# Which Seymour Duncan pup for bridge in BASSWOOD?



## Jan (Jan 25, 2007)

I've been trying to get this information in other posts but the discussion is getting slightly off-topic so I thought I'd start this new thread. I want to replace my EMG 707 with a SEYMOUR DUNCAN pickup (NOW, please don't suggest Dimarzio, I REALLY don't want those). 

Last week I heard and I LOVED the sound of SH-4 JB but I heard it in a 6-string mahogany guitar. My guitar is BASSWOOD (Ibanez 7421xl). Since I play metal I need a relatively articulate and punchy low end and therefore I'm not sure if SH-4 will do it for me. Can you tell me that? 

I dont care for the output too much, I REALLY don't need a very HOT pickup since my ENGL fireball provides 10x more gain than I going to need EVER. I need TONE. Especially low mids, since my ENGL has tons of LOWS, HIGH MIDS and HIGHS, but just not enough LOW MIDS. 

NOW some people claim the SH-4 WON'T work in basswood (only mahogany), other folks say it's really good for basswood. Now PLEASE don't get off topic, just tell me which SD pup you would go for if you were in my place - 
*SD JB SH-4, **SD SH-5 CUSTOM* ors *SD SH-6 distortion*?

I play MODERN metal (not like AC/DC at all) and I play both lead and rhythm. I'm looking for a juicy, open, full, natural, breathing sound. Crisp, but not sizzling. Ya know, a bit Killswitch Engage-like. Thanks


----------



## Alex-D33 (Jan 25, 2007)

hey !!! bro just look at the poll's ..SH-5 CUSTOM 7 ALL THE WAY!!!..


----------



## Drew (Jan 25, 2007)

You're going to hate me for this, but a Dimarzio Blaze in basswood responds similarly to a JB in mahogany, though with slightly more defined bass...  

I'm not familiar with the "Killswitch Engage" sound, but from the sound of it you want something pretty low output and sparkly. Maybe a '59 or a Jazz in the bridge? In particular, I've heard good things about the Jazz as a bridge pickup...


----------



## noodles (Jan 25, 2007)

I am not a fan of Dimarzio, but Drew is right on the money with this one. Duncans just don't do that well in basswood. The Blaze is too mushy on the bottom for my tastes, but that is more the fault of the wood than the pickup.


----------



## Benzesp (Jan 25, 2007)

I wonder if duncan would make a PATB for 7. I love the original. I have one in a ESP MII. It is Bueno!


----------



## eaeolian (Jan 25, 2007)

Drew said:


> You're going to hate me for this, but a Dimarzio Blaze in basswood responds similarly to a JB in mahogany, though with slightly more defined bass...
> 
> I'm not familiar with the "Killswitch Engage" sound, but from the sound of it you want something pretty low output and sparkly. Maybe a '59 or a Jazz in the bridge? In particular, I've heard good things about the Jazz as a bridge pickup...

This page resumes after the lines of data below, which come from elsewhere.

# RHnejad/3D_PoseEstimation

Measured on AMD Instinct MI355X. Metric: poses/sec fwd+bwd, 17-joint lifting batch 4096; MPJPE vs ref, higher is better.
Workload: dtype f16x3 (two fp16 planes per fp32 operand, 3 fp16 MFMAs per product, fp32 accumulate); 1 GPU; BASELINE configs[1]: phase1_lifting LinearModel 34-1024-2x(1024-1024)-51, BN+ReLU+Dropout(0.5), one train_1.py step = zero_grad+forward+MSE+backward+AdamW; launch=eager (one call per kernel), per_gpu_batch=4096, global_batch=4096, parallelism=dp1

## Files before the change

### 3d_poseestimation_amd/_lib.py

```python
import ctypes
import os

import torch

_HERE = os.path.dirname(os.path.abspath(__file__))
LIB_PATH = os.environ.get("POSELIFT_LIB") or os.path.join(_HERE, "csrc", "libposelift.so")

PL_F32, PL_BF16, PL_BF16X6, PL_F16X3 = 0, 1, 2, 3


GATHER_FN = ctypes.CFUNCTYPE(ctypes.c_int, ctypes.c_void_p, ctypes.c_void_p, ctypes.c_int64, ctypes.c_void_p)


class PLSync(ctypes.Structure):
    _fields_ = [("world", ctypes.c_int32), ("rank", ctypes.c_int32), ("gather", GATHER_FN),
                ("user", ctypes.c_void_p)]


class PLL1Term(ctypes.Structure):
    _fields_ = [("a", ctypes.c_void_p), ("b", ctypes.c_void_p), ("n", ctypes.c_int64),
                ("da", ctypes.c_void_p), ("db", ctypes.c_void_p)]


L1_MAX_TERMS = 8


class PLDesc(ctypes.Structure):
    _fields_ = [
        ("in_dim", ctypes.c_int32), ("hidden", ctypes.c_int32), ("out_dim", ctypes.c_int32),
        ("num_stage", ctypes.c_int32), ("bn", ctypes.c_int32), ("dtype", ctypes.c_int32),
        ("p_dropout", ctypes.c_float), ("bn_eps", ctypes.c_float), ("bn_momentum", ctypes.c_float),
        ("reserved", ctypes.c_int32),
        ("params", ctypes.c_void_p), ("bn_running", ctypes.c_void_p), ("bn_batches", ctypes.c_void_p),
        ("sync", ctypes.POINTER(PLSync)),
        ("step_dev", ctypes.c_void_p),
        ("wplanes", ctypes.c_void_p), ("wplanes_valid", ctypes.c_int32), ("reserved2", ctypes.c_int32),
    ]


ADAMW_MAX_SEGS = 8


class PLAdamWSeg(ctypes.Structure):
    _fields_ = [("offset", ctypes.c_int64), ("numel", ctypes.c_int64), ("h", ctypes.c_void_p), ("l", ctypes.c_void_p)]


class PLAdamWPlanes(ctypes.Structure):
    _fields_ = [("nseg", ctypes.c_int32), ("kind", ctypes.c_int32), ("scale", ctypes.c_float),
                ("reserved", ctypes.c_int32), ("seg", PLAdamWSeg * ADAMW_MAX_SEGS)]


class PLAdamWStep(ctypes.Structure):
    _fields_ = [("m", ctypes.c_void_p), ("v", ctypes.c_void_p), ("lr", ctypes.c_float), ("lr_dev", ctypes.c_void_p),
                ("beta1", ctypes.c_float), ("beta2", ctypes.c_float), ("eps", ctypes.c_float), ("weight_decay", ctypes.c_float),
                ("t", ctypes.c_int64), ("t_dev", ctypes.c_void_p)]


class PLPlanesEpilogue(ctypes.Structure):
    _fields_ = [("bias", ctypes.c_void_p), ("scale", ctypes.c_void_p), ("shift", ctypes.c_void_p), ("resid", ctypes.c_void_p),
                ("relu", ctypes.c_int32), ("reserved", ctypes.c_int32), ("y_planes", ctypes.c_void_p)]
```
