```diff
+    V regs[kSlots];
+    auto fetch = [&](int l) {
+        const T* s = src + (int64_t)l * src_pitch;
+#pragma unroll
+        for (int i = 0; i < kSlots; ++i)
+            if (from[i] >= 0) regs[i] = *reinterpret_cast<const V*>(s + from[i]);
+    };
+    auto put = [&](int b) {
+#pragma unroll
+        for (int i = 0; i < kSlots; ++i)
+            if (from[i] >= 0) stage[b][tid + i * kBlock] = regs[i];
+    };
+    fetch(l0);
+    put(0);
+    __syncthreads();
+    int cur = 0;
+    for (int l = l0; l < l1; ++l) {
+        const bool more = l + 1 < l1;
+        if (more) fetch(l + 1);
+        const T* sb = reinterpret_cast<const T*>(stage[cur]);
+        T acc;
+        if (WEIGHTED) {
+            T sv[K];
+#pragma unroll
+            for (int j = 0; j < K; ++j) sv[j] = sb[q[j]];
+            acc = T(0);
+#pragma unroll
+            for (int j = 0; j < K; ++j) {
+                const T sum = acc + wj[j] * sv[j];
+                acc = present[j] ? sum : acc;
+            }
+        } else {
+            acc = sb[q[0]];
+        }
+        if (EPI) {
+            for (int st = 0; st < n_stage; ++st)
+                acc = apply_level_op(load_level_op<T>(prog, (int64_t)st * n_lev + l), acc, masked);
+        }
+        if (live) out[(int64_t)l * out_pitch + t] = acc;
+        if (more) put(cur ^ 1);
+        __syncthreads();
+        cur ^= 1;
     }
 }
 
@@ -178,9 +365,23 @@
                              int n_lev, int64_t sp, int64_t op, const atx_level_op* prog, int n_stage,
                              const uint8_t* m, hipStream_t st) {
     const unsigned n_tiles = (unsigned)((n_tgt + kBlock - 1) / kBlock);
-    const int lev_chunk = pick_lev_chunk(n_lev);
-    const unsigned n_chunks = (unsigned)((n_lev + lev_chunk - 1) / lev_chunk);
+    int lev_chunk = pick_lev_chunk(n_lev);
+    unsigned n_chunks = (unsigned)((n_lev + lev_chunk - 1) / lev_chunk);
     ATX_REQUIRE(n_chunks <= 65535, ATX_ENOTIMPL, "regrid_ell: too many level chunks (%u)", n_chunks);
+    if constexpr (K > 0) {
+        if (aligned16(src) && sp % Vec16<T>::N == 0) {
+            constexpr unsigned kStagedMinGroups = 1536;
+            const unsigned want = std::min(n_chunks, (kStagedMinGroups + n_tiles - 1) / std::max(n_tiles, 1u));
+            lev_chunk = (n_lev + (int)want - 1) / (int)std::max(want, 1u);
+            n_chunks = (unsigned)((n_lev + lev_chunk - 1) / lev_chunk);
+            with_flag(prog != nullptr, [&](auto fused) {
+                hipLaunchKernelGGL((regrid_fields_ell_staged_kernel<T, K, WEIGHTED, decltype(fused)::value, PAD>), dim3(n_tiles, n_chunks), dim3(kBlock), 0,
+                                   st, src, out, idx, w, n_tgt, n_lev, sp, op, lev_chunk, n_tiles, prog, n_stage, m);
+            });
+            ATX_LAUNCH_CHECK("regrid_fields_ell_staged");
+            return ATX_OK;
+        }
+    }
     with_flag(prog != nullptr, [&](auto fused) {
         hipLaunchKernelGGL((regrid_fields_ell_kernel<T, K, WEIGHTED, decltype(fused)::value, PAD>), dim3(n_tiles, n_chunks), dim3(kBlock), 0, st,
                            src, out, idx, w, n_tgt, k, n_lev, sp, op, lev_chunk, n_tiles, prog, n_stage, m);
```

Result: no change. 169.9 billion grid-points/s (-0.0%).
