@@ -264,6 +272,14 @@
 			return first;
 		}
 
+		template <class C, int RG>
+		constexpr bool StoreMine(int w, int i)
+		{
+			typedef typename C::TB TB;
+			constexpr int P = Geo<TB::RingG(RG), C::T>::P, KEEP = TB::RingKeep(RG);
+			return C::FW * w + 16 * P * (i + 1) - 1 >= C::NF - KEEP;
+		}
+
 		template <class C, int L>
 		struct LayerSig
 		{
@@ -280,6 +296,8 @@
 					for (int i = 0; i < S; i++) s = s * 3 + (unsigned)WaveTapClass<C>(w, P, i, d * (K - 1 - k), SmallRing<C, L>());
 				for (int k = 0; k < Kn - 1 && k < C::HPF; k++)
 					for (int i = 0; i < S; i++) s = s * 3 + (unsigned)WaveTapClass<C>(w, P, i, dn * (Kn - 1 - k), SmallRing<C, LN>());
+				if constexpr (C::LEAN_MEM && NEXT)
+					for (int i = 0; i < S; i++) s = s * 2 + (StoreMine<C, LN>(w, i) ? 1u : 0u);
 				return s;
 			}
 			static constexpr int Rep(int w) { int r = w; for (int v = w - 1; v >= 0; v--) if (Of(v) == Of(w)) r = v; return r; }
@@ -411,14 +429,22 @@
 
 		template <class C, int L>
 		constexpr int PrefetchTaps() { return (C::TB::KS(L) - 1) < C::HPF ? (C::TB::KS(L) - 1) : C::HPF; }
+
 		template <class C, int L>
-		constexpr int HistLoadsOf()
+		constexpr bool HistIssuedBy(int w, int k, int i)
 		{
 			typedef typename C::TB TB;
-			constexpr int GP = TB::GPof(TB::ArrOf(L)), S = Geo<GP, C::T>::S;
+			constexpr int GP = TB::GPof(TB::ArrOf(L)), P = Geo<GP, C::T>::P;
+			if (!HistNeededAt<C, GP>(ShiftOf<C, L>(k), i, SmallRing<C, L>())) return false;
+			return !C::LEAN_MEM || WaveTapClass<C>(w, P, i, ShiftOf<C, L>(k), SmallRing<C, L>()) != TAP_LDS;
+		}
+		template <class C, int L>
+		constexpr int HistLoadsOfWave(int w)
+		{
+			constexpr int S = Geo<C::TB::GPof(C::TB::ArrOf(L)), C::T>::S;
 			int n = 0;
 			for (int k = 0; k < PrefetchTaps<C, L>(); k++)
-				for (int i = 0; i < S; i++) n += HistNeededAt<C, GP>(ShiftOf<C, L>(k), i, SmallRing<C, L>()) ? 1 : 0;
+				for (int i = 0; i < S; i++) n += HistIssuedBy<C, L>(w, k, i) ? 1 : 0;
 			return n;
 		}
 
@@ -430,7 +456,7 @@
 			for (int k = 0; k < PrefetchTaps<C, L>(); k++)
 #pragma unroll
 				for (int i = 0; i < S; i++)
-					if (HistNeededAt<C, GP>(ShiftOf<C, L>(k), i, SmallRing<C, L>())) st.hist[k][i] = HistLoadAt<C, L, WR>(cx, laneRing, fl, ShiftOf<C, L>(k), i);
+					if (HistIssuedBy<C, L>(WR, k, i)) st.hist[k][i] = HistLoadAt<C, L, WR>(cx, laneRing, fl, ShiftOf<C, L>(k), i);
 		}
 
 		template <class C, int RG>
@@ -441,15 +467,15 @@
 			return (C::NF - C::FW) + 16 * P * (i + 1) - 1 >= C::NF - KEEP;
 		}
 		template <class C, int RG>
-		constexpr int StoresOf()
+		constexpr int StoresOfWave(int w)
 		{
 			constexpr int S = Geo<C::TB::RingG(RG), C::T>::S;
 			int n = 0;
-			for (int i = 0; i < S; i++) n += StoreNeeded<C, RG>(i) ? 1 : 0;
+			for (int i = 0; i < S; i++) n += (StoreNeeded<C, RG>(i) && (!C::LEAN_MEM || StoreMine<C, RG>(w, i))) ? 1 : 0;
 			return n;
 		}
 
-		template <class C, int RG, int GP, int MINSHIFT>
+		template <class C, int RG, int GP, int MINSHIFT, int WR = -1>
 		__device__ __forceinline__ void Publish(const Ctx& cx, const Lanes<C, GP>& ln, u32x4 v, int i, int imgWrite)
 		{
 			typedef typename C::TB TB;
@@ -458,6 +484,10 @@
 			if (!(NA_ABL & 64) && MINSHIFT < C::NF)
 				LdsWrite16(ln.img + (unsigned)(imgWrite * C::IMG_ONE + 16 * P * i * 16), v);
 			if ((NA_ABL & 4) || !StoreNeeded<C, RG>(i)) return;
+			if constexpr (C::LEAN_MEM)
+			{
+				if (WR >= 0 ? !StoreMine<C, RG>(WR, i) : (C::FW * cx.wave + 16 * P * (i + 1) - 1 < C::NF - KEEP)) return;
+			}
 			const int pos0 = __builtin_amdgcn_readlane(cx.myPos, RG);
 			int base;
 			if constexpr (TB::CompactRing(RG))
@@ -523,9 +553,29 @@
 			static constexpr int SRC = TB::AOff(SN) + TB::ChunkBegin(SN, CN) * 64;
 			static constexpr int BUF = TB::ChunkIndex(SN, CN) & 1;
 			static constexpr int NCOPY = (QUADS + C::STG_THREADS - 1) / C::STG_THREADS;
+			static constexpr int LSN = TB::LayerOfStage(SN) < 0 ? 0 : TB::LayerOfStage(SN);
+			static constexpr bool LIVEONLY = C::LEAN_STAGE && TB::LayerOfStage(SN) >= 0 && TB::Fold(LSN) && !TB::Chunked(SN);
+			static constexpr int NLIVE = (TB::LastOfArr(LSN) && TB::ArrOf(LSN) == TB::NA - 1) ? 5 : 7;
+			static constexpr int STG_WAVES = C::STG_THREADS / 64;
+			static constexpr int NCOPY_LIVE = (NLIVE + STG_WAVES - 1) / STG_WAVES;
 			static __device__ __forceinline__ void Begin(const Ctx& cx)
 			{
 				if (NA_ABL & 16) return;
+				if constexpr (LIVEONLY)
+				{
+					static_assert(TB::StageOps(SN) == 10 && CN == 0, "operands of a folded K = 3 layer");
+#pragma unroll
+					for (int c = 0; c < NCOPY_LIVE; c++)
+					{
+						const int j = c * STG_WAVES + cx.stgWave;
+						const bool mine = j < NLIVE;
+						const int op = j + (j > 2 ? 1 : 0) + (j > 4 ? 1 : 0);
+						const unsigned dst = mine ? cx.wbuf + (unsigned)(BUF * C::WBUF_ONE) + (unsigned)op * 1024u : (unsigned)C::DUMP_OFF;
+						__builtin_amdgcn_raw_ptr_buffer_load_lds(cx.wrsrc, (__attribute__((address_space(3))) void*)(LdsPtr)(size_t)dst, 16,
+							mine ? (SRC + op * 64 + cx.lane) * 16 : OOB, 0, 0, 0);
+					}
+					return;
+				}
 #pragma unroll
 				for (int c = 0; c < NCOPY; c++)
 				{
@@ -604,6 +654,13 @@
 			constexpr int P = Geo<GP, C::T>::P;
 			const int cls = WaveTapClass<C>(WR, P, i, shift, SmallRing<C, RG>());
 			th = u32x2{ 0, 0 };
+			if (C::LEAN_MFMA && cls == TAP_BOTH)
+			{
+				const u32x4 b = TapLds<C, GP>(cx, ln, imgRead, shift, i, cls);
+				acc = Mfma(ah, u32x4{ hist.x | b.x, hist.y | b.y, hist.z | b.z, hist.w | b.w }, acc);
+				th = u32x2{ hist.x | b.x, hist.y | b.y };
+				return acc;
+			}
 			if (cls != TAP_LDS)
 			{
 				acc = Mfma(ah, hist, acc);
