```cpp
template <bool FLAT>
__global__ __launch_bounds__(512, 2) void k_extend128(FemDev f, X128Args xa, const double* __restrict__ a, int Mc,
                                                      double* __restrict__ U, long long row0, int with_expand,
                                                      int sys_fast) {
  __shared__ __align__(16) char lds_bytes[2 * X128_SLOT];
  __shared__ double scs[128];
  double* const lds = reinterpret_cast<double*>(lds_bytes);
  const int n1 = f.n1, N = f.N;
  const int nct = (n1 + 127) / 128;
  const int nvert = n1 * n1;
  const int ntile = FLAT ? (nvert + 127) / 128 : n1 * nct;
  int bx, by, ngy;
  if (sys_fast > 0) {
    bx = int(blockIdx.x) / sys_fast; by = int(blockIdx.x) % sys_fast; ngy = sys_fast;
  } else if (sys_fast < 0) {
    ngy = -sys_fast;
    const int unit = int(blockIdx.x) / (8 * ngy), r = int(blockIdx.x) % (8 * ngy);
    bx = unit * 8 + (r & 7); by = r >> 3;
  } else {
    bx = int(blockIdx.x); by = int(blockIdx.y); ngy = int(gridDim.y);
  }
  if (bx >= ntile + with_expand) return;
// ... 16 lines not shown
  const BlockSide sd = xa.sides[bz];
  const int iv = bx / nct + 1;
  const int jv0 = 128 * (bx % nct) + 1;
  const int vt0 = 128 * bx;
  const int lane = threadIdx.x & 63, w = __builtin_amdgcn_readfirstlane(threadIdx.x >> 6), wr = w >> 2, wc = w & 3;
  constexpr int NJ = 2;
  const int fr = lane & 15, kq = lane >> 4;
  double my_sc = 0.0;
  if (threadIdx.x < 128) {
    const int m = by * 128 + threadIdx.x;
    if (m < Mc) my_sc = f.y[size_t(m) * f.nGp + f.sblk0 + b];
  }
  double w_own[NJ];
#pragma unroll
  for (int j = 0; j < NJ; ++j) {
    if (FLAT) {
      const int v = vt0 + wc * (16 * NJ) + j * 16 + fr;
      w_own[j] = v < nvert ? f.W[v] : 0.0;
    } else {
      const int jj = jv0 + wc * (16 * NJ) + j * 16 + fr;
      w_own[j] = jj <= n1 ? f.W[(iv - 1) * n1 + (jj - 1)] : 0.0;
    }
  }
  const int cnt0 = sd.s[0].mode == 2 ? min(2 * sd.s[0].nch, (sd.s[0].r + 1 + 7) / 8) : 0;
  const int cnt1 = sd.s[1].mode == 2 ? min(2 * sd.s[1].nch, (sd.s[1].r + 1 + 7) / 8) : 0;
  const int cnt2 = sd.s[2].mode == 2 ? min(2 * sd.s[2].nch, (sd.s[2].r + 1 + 7) / 8) : 0;
  const int cnt3 = sd.s[3].mode == 2 ? min(2 * sd.s[3].nch, (sd.s[3].r + 1 + 7) / 8) : 0;
  const int nseg = cnt0 + cnt1 + cnt2 + cnt3;
  const int tot = (nseg + 1) / 2;
  const unsigned fx = unsigned((kq >> 1) ^ (fr >> 2));
  const unsigned fa0 = unsigned(fr * 64) + (fx << 4) + unsigned(kq & 1) * 8u;
  const unsigned fa1 = unsigned(fr * 64) + ((fx ^ 2u) << 4) + unsigned(kq & 1) * 8u;
#define X_FRAGS(SLOT_, KKI_, AF_, BF_)                                                                             \
  do {                                                                                                             \
    const char* pf_ = lds_bytes + (SLOT_) * X128_SLOT + (((KKI_)&1) ? fa1 : fa0);                                  \
    const char* pa_ = pf_ + ((KKI_) >> 1) * 8192 + wr * 4096;                                                      \
    const char* pb_ = pf_ + 16384 + ((KKI_) >> 1) * 8192 + wc * (1024 * NJ);                                       \
    _Pragma("unroll") for (int i_ = 0; i_ < 4; ++i_) AF_[i_] = *reinterpret_cast<const double*>(pa_ + i_ * 1024);  \
    _Pragma("unroll") for (int i_ = 0; i_ < NJ; ++i_) BF_[i_] = *reinterpret_cast<const double*>(pb_ + i_ * 1024); \
  } while (0)
  const unsigned lds0 = unsigned(size_t((__attribute__((address_space(3))) char*)lds_bytes));
  const unsigned du16 = unsigned(((lane & 3) ^ ((lane >> 4) & 3)) * 16);
  const unsigned ybytes_row = unsigned(f.nGp) * 8u;
  const int m0 = by * 128;
  unsigned voA[2];
  int vi[2], vj[2];
#pragma unroll
  for (int g = 0; g < 2; ++g) {
    const int rl = 32 * (w & 3) + 16 * g + (lane >> 2);
    voA[g] = unsigned(max(0, min(rl, Mc - 1 - m0))) * ybytes_row + du16;
// ... 7 lines not shown
    }
  }
  const char* const ybase = reinterpret_cast<const char*>(f.y) + size_t(min(m0, Mc - 1)) * ybytes_row;
  const char* const gsbase = reinterpret_cast<const char*>(f.Gs);
  const size_t seg_stride = size_t(n1) * n1 * 64;
  const char* const zbase = reinterpret_cast<const char*>(f.W + size_t(n1) * n1);
  const unsigned voZ = unsigned(lane) * 16u;
  int c_side = -1, c_left = 0, c_segs = nseg;
  const char* pA = zbase;
  const char* pB = zbase;
  unsigned voB[2] = {0, 0};
#define X_NEXT_SIDE()                                                                                              \
  do {                                                                                                             \
    do {                                                                                                           \
      ++c_side;                                                                                                    \
      c_left = c_side == 0 ? cnt0 : c_side == 1 ? cnt1 : c_side == 2 ? cnt2 : cnt3;                                \
    } while (c_left == 0 && c_side < 3);                                                                           \
    const int off_ = c_side == 0 ? sd.s[0].off : c_side == 1 ? sd.s[1].off : c_side == 2 ? sd.s[2].off : sd.s[3].off; \
    const int gseg_ = c_side == 0 ? sd.s[0].gseg : c_side == 1 ? sd.s[1].gseg : c_side == 2 ? sd.s[2].gseg : sd.s[3].gseg; \
     \
         \
    const int ci_ = c_side == 1 ? -n1 : n1, cj_ = c_side == 3 ? -1 : 1;                                             \
    const int k0_ = c_side == 1 ? n1 * n1 - 1 : c_side == 3 ? -n1 + n1 : -n1 - 1;                                   \
    pA = ybase + size_t(off_) * 8;                                                                                 \
    pB = gsbase + size_t(gseg_) * 8;                                                                               \
    voB[0] = unsigned(ci_ * vi[0] + cj_ * vj[0] + k0_) * 64u + du16;                                               \
    voB[1] = unsigned(ci_ * vi[1] + cj_ * vj[1] + k0_) * 64u + du16;                                               \
  } while (0)
#define X_DMA(LDS_, BASE_, VOFF_)                                                                                  \
  asm volatile("s_mov_b32 m0, %0\n\tglobal_load_lds_dwordx4 %1, %2" ::"s"(__builtin_amdgcn_readfirstlane(LDS_)),   \
               "v"(VOFF_), "s"(x128_uniform(BASE_))                                                                \
               : "memory", "m0")
#define X_ISSUE_HALF(SLOT_, H_, MINE_)                                                                             \
  do {                                                                                                             \
    const unsigned sb_ = lds0 + unsigned(SLOT_) * X128_SLOT + (H_) * 8192 + unsigned(w & 3) * 2048;                \
    if (c_segs > 0) {                                                                                              \
      if (MINE_) {                                                                                                 \
        X_DMA(sb_, pA, voA[0]);                                                                                    \
        X_DMA(sb_ + 1024, pA, voA[1]);                                                                             \
        X_DMA(sb_ + 16384, pB, voB[0]);                                                                            \
        X_DMA(sb_ + 16384 + 1024, pB, voB[1]);                                                                     \
      }                                                                                                            \
      pA += 64;                                                                                                    \
      pB += seg_stride;                                               \
      --c_segs;                                                                                                    \
      if (--c_left == 0 && c_segs > 0) X_NEXT_SIDE();                                                              \
    } else if (MINE_) {                                                 \
      X_DMA(sb_, zbase, voZ);                                                                                      \
// ... 148 lines not shown
```

romhighcontrast_amd/csrc/rom_fem_plan.h:

```cpp
#pragma once
#include <string>
#include <vector>

#include "romhc_internal.h"

constexpr int COEF_MAX = 64;
#ifndef PAIR_RING_
#define PAIR_RING_ 8
#endif
constexpr int PAIR_RING = PAIR_RING_;
constexpr int DENSE_GROUPS_MAX = 8;
constexpr int EXT_ZERO_PAGE = 256;
constexpr int X128_BLOCKS = 16;

__host__ __device__ inline int h0_row(int s, int i, int j, int N, int n1) {
  int ii, jj;
  switch (s) {
    case 0: ii = i; jj = j; break;
    case 1: ii = N - i; jj = j; break;
    case 2: ii = j; jj = i; break;
    default: ii = N - j; jj = i; break;
  }
  return (ii - 1) * n1 + (jj - 1);
}

struct FemSwitches {
  bool no_preelim, no_compress, no_lowrank_ext, no_ext_lr, verbose;
  long double compress_tol;
};
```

Heh. I recommended the Blaze to him in the SD forum. I'll stand by my original statement there - In basswood, The Blaze sounds better than any of the Duncans I've heard. (That would be the JB7 and Custom 7 - I won't recommend the Distortion 7 to anyone after having one.)



Benzesp said:


> I wonder if duncan would make a PATB for 7. I love the original. I have one in a ESP MII. It is Bueno!



Sure. That'll be $150.

If you must limit yourself to Duncan (and I don't know why you would, you said you were an EMG user over at the SD forum), the Custom's the best bet in basswood out of that bunch, IMO.


----------



## Jan (Jan 25, 2007)

> n basswood, The Blaze sounds better than any of the Duncans I've heard.



aeolian, what do you exactly mean by that? In WHAT WAY does BLAZE sound superior to SD? I've heard that DM pickups are more sterile sounding and more active-like (and it was from a guy I know personally and really trust - he works in a recording studio. the only thing is I don't know which models he heard...  ). I'm far from wanting a sterile sound, having used EMG 707 for more than a year I'm totally sick of its anti-septic sound and definitely wanting something organic (but still clear and quite punchy that is).




> the Custom's the best bet in basswood out of that bunch, IMO



That's what I was thinking as well. If I take it, what am I likely to lack according to you?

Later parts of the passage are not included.